**Work task**
The required output is the lines below from the line containing "float y[MT][RW], S[MT][RW];" to the line containing "float4 xa = make_float4(0.f, 0.f, 0.f, 0.f), xb", inclusive, retyped exactly. No other lines belong in it.

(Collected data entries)

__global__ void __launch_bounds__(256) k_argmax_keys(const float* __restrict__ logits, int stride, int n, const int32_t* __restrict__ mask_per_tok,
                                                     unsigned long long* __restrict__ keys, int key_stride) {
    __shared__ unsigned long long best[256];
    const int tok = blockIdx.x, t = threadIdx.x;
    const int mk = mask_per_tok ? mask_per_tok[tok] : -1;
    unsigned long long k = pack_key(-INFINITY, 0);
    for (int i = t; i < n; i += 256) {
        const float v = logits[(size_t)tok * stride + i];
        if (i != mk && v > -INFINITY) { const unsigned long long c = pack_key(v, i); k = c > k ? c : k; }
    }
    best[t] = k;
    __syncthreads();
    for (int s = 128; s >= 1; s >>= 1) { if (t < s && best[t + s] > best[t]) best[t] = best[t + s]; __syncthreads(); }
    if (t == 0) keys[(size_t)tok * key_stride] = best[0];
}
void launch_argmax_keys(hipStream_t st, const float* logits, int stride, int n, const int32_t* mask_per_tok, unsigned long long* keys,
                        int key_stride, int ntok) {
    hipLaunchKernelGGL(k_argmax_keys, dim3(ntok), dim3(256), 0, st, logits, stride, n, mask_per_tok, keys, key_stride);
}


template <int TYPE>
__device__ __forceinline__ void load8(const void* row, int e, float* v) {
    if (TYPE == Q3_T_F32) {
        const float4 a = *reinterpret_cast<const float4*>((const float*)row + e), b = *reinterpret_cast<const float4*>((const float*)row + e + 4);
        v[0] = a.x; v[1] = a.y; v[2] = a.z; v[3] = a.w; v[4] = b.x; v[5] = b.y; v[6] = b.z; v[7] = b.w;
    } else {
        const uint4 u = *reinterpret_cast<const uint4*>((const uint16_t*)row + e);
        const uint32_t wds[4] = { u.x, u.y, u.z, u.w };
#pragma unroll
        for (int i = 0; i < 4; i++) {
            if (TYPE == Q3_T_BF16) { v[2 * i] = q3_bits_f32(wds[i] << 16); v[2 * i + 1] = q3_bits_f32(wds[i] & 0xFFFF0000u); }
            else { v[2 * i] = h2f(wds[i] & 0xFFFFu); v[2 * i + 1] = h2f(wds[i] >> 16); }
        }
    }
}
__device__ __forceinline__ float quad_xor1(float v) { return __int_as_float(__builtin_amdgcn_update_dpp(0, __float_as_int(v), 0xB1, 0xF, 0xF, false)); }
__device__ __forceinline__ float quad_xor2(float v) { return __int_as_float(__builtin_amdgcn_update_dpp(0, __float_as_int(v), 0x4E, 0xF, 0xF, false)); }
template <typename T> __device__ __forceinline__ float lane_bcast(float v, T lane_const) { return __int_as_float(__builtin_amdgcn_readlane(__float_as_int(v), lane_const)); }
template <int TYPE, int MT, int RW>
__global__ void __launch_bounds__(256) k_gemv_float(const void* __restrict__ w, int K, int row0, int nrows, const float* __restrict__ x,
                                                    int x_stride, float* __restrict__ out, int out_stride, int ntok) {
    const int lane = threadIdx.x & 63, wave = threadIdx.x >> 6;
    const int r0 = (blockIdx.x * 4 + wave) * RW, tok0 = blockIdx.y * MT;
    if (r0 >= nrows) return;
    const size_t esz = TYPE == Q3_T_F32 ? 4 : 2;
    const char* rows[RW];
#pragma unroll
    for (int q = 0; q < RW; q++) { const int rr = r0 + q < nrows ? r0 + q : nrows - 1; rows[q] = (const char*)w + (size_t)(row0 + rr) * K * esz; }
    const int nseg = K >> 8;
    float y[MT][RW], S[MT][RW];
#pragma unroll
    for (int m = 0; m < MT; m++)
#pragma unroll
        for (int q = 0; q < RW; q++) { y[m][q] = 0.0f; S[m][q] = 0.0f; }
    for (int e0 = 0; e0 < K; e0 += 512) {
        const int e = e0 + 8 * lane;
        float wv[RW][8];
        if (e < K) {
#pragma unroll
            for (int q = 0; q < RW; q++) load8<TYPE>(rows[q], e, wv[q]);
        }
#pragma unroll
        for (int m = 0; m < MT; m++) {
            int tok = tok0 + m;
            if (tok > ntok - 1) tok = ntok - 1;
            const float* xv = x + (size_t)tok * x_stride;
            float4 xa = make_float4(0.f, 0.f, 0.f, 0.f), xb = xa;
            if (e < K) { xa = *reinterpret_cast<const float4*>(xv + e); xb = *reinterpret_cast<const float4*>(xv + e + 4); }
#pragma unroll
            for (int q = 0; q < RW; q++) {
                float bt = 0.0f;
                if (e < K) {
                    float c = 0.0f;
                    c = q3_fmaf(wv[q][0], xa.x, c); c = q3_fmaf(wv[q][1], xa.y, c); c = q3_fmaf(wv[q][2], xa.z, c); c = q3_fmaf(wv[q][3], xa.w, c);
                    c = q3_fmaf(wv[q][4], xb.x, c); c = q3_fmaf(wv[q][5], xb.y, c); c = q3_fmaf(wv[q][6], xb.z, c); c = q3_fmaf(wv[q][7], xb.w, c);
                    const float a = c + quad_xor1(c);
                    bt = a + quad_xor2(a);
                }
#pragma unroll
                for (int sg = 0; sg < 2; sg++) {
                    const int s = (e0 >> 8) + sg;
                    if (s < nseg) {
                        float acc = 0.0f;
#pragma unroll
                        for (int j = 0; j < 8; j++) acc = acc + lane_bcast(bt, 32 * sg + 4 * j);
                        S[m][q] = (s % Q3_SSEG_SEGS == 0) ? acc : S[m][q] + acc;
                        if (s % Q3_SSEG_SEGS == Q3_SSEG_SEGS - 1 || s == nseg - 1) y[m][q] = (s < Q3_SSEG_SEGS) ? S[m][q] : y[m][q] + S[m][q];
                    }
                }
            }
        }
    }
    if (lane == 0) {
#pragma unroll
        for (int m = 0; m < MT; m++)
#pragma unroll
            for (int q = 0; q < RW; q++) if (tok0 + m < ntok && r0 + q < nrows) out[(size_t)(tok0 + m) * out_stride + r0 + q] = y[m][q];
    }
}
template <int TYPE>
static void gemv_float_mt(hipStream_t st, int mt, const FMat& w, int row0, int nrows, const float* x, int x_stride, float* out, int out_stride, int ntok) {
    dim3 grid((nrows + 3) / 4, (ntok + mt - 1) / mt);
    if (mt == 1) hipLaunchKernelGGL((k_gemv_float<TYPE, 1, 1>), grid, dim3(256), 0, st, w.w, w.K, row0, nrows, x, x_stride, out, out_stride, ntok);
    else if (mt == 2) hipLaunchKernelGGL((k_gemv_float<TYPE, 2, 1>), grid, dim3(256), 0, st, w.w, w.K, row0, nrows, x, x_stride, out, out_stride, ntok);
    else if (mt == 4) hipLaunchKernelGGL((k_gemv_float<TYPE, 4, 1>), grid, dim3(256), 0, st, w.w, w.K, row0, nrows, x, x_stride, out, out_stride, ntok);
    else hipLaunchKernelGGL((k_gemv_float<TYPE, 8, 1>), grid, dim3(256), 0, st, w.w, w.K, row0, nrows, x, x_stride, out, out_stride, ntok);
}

...

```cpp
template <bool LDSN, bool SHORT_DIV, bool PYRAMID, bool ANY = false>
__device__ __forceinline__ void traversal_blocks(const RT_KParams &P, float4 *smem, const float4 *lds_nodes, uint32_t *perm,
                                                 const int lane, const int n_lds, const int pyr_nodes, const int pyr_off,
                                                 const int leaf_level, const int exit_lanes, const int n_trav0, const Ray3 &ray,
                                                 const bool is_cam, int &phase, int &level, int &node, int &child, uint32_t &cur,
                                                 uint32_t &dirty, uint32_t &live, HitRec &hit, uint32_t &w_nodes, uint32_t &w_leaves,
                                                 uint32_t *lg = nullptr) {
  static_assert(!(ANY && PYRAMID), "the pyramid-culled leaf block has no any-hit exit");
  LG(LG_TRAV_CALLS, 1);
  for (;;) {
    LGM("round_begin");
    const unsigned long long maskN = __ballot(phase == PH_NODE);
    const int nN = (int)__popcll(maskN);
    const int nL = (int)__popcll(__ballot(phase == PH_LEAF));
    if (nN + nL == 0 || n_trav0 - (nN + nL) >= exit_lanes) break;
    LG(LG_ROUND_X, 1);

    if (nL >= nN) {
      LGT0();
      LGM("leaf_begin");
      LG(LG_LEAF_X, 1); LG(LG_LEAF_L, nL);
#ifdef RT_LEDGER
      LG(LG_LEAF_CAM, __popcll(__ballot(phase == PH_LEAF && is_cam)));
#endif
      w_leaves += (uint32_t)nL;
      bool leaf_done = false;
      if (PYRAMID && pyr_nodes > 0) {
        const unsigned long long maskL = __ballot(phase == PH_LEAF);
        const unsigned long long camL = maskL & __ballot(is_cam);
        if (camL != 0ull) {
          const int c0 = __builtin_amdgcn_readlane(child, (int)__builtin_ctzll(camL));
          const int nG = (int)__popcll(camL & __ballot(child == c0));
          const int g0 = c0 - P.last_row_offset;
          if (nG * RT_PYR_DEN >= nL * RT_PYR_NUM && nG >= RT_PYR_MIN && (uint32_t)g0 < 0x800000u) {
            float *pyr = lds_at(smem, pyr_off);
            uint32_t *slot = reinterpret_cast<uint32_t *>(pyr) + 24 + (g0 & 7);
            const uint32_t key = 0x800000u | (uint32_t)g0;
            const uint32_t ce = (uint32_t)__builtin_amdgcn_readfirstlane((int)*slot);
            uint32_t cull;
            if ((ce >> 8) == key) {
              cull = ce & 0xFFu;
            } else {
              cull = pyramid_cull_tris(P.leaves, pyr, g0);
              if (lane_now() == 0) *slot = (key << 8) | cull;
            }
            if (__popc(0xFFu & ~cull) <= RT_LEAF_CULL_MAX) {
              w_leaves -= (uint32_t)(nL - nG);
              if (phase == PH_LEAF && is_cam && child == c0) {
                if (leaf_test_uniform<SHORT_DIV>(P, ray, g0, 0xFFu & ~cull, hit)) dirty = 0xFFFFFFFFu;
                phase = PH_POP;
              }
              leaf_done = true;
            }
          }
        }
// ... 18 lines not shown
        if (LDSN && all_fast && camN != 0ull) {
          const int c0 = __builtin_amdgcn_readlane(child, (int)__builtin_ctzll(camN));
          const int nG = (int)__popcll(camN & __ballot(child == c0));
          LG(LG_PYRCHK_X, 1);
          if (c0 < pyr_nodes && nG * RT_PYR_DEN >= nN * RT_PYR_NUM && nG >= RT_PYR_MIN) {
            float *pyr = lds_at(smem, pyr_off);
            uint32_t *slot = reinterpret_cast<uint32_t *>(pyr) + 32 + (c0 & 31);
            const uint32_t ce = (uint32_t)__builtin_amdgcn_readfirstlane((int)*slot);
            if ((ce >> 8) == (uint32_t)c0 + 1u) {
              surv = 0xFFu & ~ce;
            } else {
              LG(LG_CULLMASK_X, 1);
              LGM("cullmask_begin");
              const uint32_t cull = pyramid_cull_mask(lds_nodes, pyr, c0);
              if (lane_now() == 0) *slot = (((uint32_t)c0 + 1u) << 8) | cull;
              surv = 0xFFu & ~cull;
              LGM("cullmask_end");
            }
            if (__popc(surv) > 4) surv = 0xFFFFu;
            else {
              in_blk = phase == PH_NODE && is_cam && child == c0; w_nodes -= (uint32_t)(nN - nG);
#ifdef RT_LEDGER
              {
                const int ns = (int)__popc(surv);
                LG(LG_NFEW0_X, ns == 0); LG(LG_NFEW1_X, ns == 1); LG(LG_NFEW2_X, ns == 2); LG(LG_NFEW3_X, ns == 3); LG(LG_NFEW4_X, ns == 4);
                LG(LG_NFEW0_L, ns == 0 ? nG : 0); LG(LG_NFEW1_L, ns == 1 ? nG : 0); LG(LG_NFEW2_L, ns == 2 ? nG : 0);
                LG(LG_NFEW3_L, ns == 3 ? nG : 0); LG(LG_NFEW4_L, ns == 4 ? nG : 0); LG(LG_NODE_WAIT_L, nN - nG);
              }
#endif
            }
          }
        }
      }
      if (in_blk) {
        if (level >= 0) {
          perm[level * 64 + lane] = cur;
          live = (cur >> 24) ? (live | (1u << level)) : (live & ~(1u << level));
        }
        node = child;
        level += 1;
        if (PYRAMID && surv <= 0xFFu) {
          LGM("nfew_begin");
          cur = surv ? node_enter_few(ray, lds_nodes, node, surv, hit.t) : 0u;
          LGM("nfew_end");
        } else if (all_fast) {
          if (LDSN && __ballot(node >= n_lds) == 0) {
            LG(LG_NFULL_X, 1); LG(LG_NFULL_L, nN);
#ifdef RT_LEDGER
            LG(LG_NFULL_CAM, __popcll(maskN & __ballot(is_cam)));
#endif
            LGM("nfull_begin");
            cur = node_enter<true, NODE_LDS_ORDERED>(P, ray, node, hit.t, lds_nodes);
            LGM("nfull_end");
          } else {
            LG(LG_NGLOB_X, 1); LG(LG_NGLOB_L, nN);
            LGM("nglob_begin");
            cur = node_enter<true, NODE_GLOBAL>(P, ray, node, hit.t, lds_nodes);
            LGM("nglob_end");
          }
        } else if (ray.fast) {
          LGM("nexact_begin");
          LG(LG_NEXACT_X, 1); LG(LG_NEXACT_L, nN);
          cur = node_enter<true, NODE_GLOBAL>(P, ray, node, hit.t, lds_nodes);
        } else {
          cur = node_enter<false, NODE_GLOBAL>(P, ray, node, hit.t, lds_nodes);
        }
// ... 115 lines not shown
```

**Solution to the exercise**
    float y[MT][RW], S[MT][RW];
#pragma unroll
    for (int m = 0; m < MT; m++)
#pragma unroll
        for (int q = 0; q < RW; q++) { y[m][q] = 0.0f; S[m][q] = 0.0f; }
    for (int e0 = 0; e0 < K; e0 += 512) {
        const int e = e0 + 8 * lane;
        float wv[RW][8];
        if (e < K) {
#pragma unroll
            for (int q = 0; q < RW; q++) load8<TYPE>(rows[q], e, wv[q]);
        }
#pragma unroll
        for (int m = 0; m < MT; m++) {
            int tok = tok0 + m;
            if (tok > ntok - 1) tok = ntok - 1;
            const float* xv = x + (size_t)tok * x_stride;
            float4 xa = make_float4(0.f, 0.f, 0.f, 0.f), xb = xa;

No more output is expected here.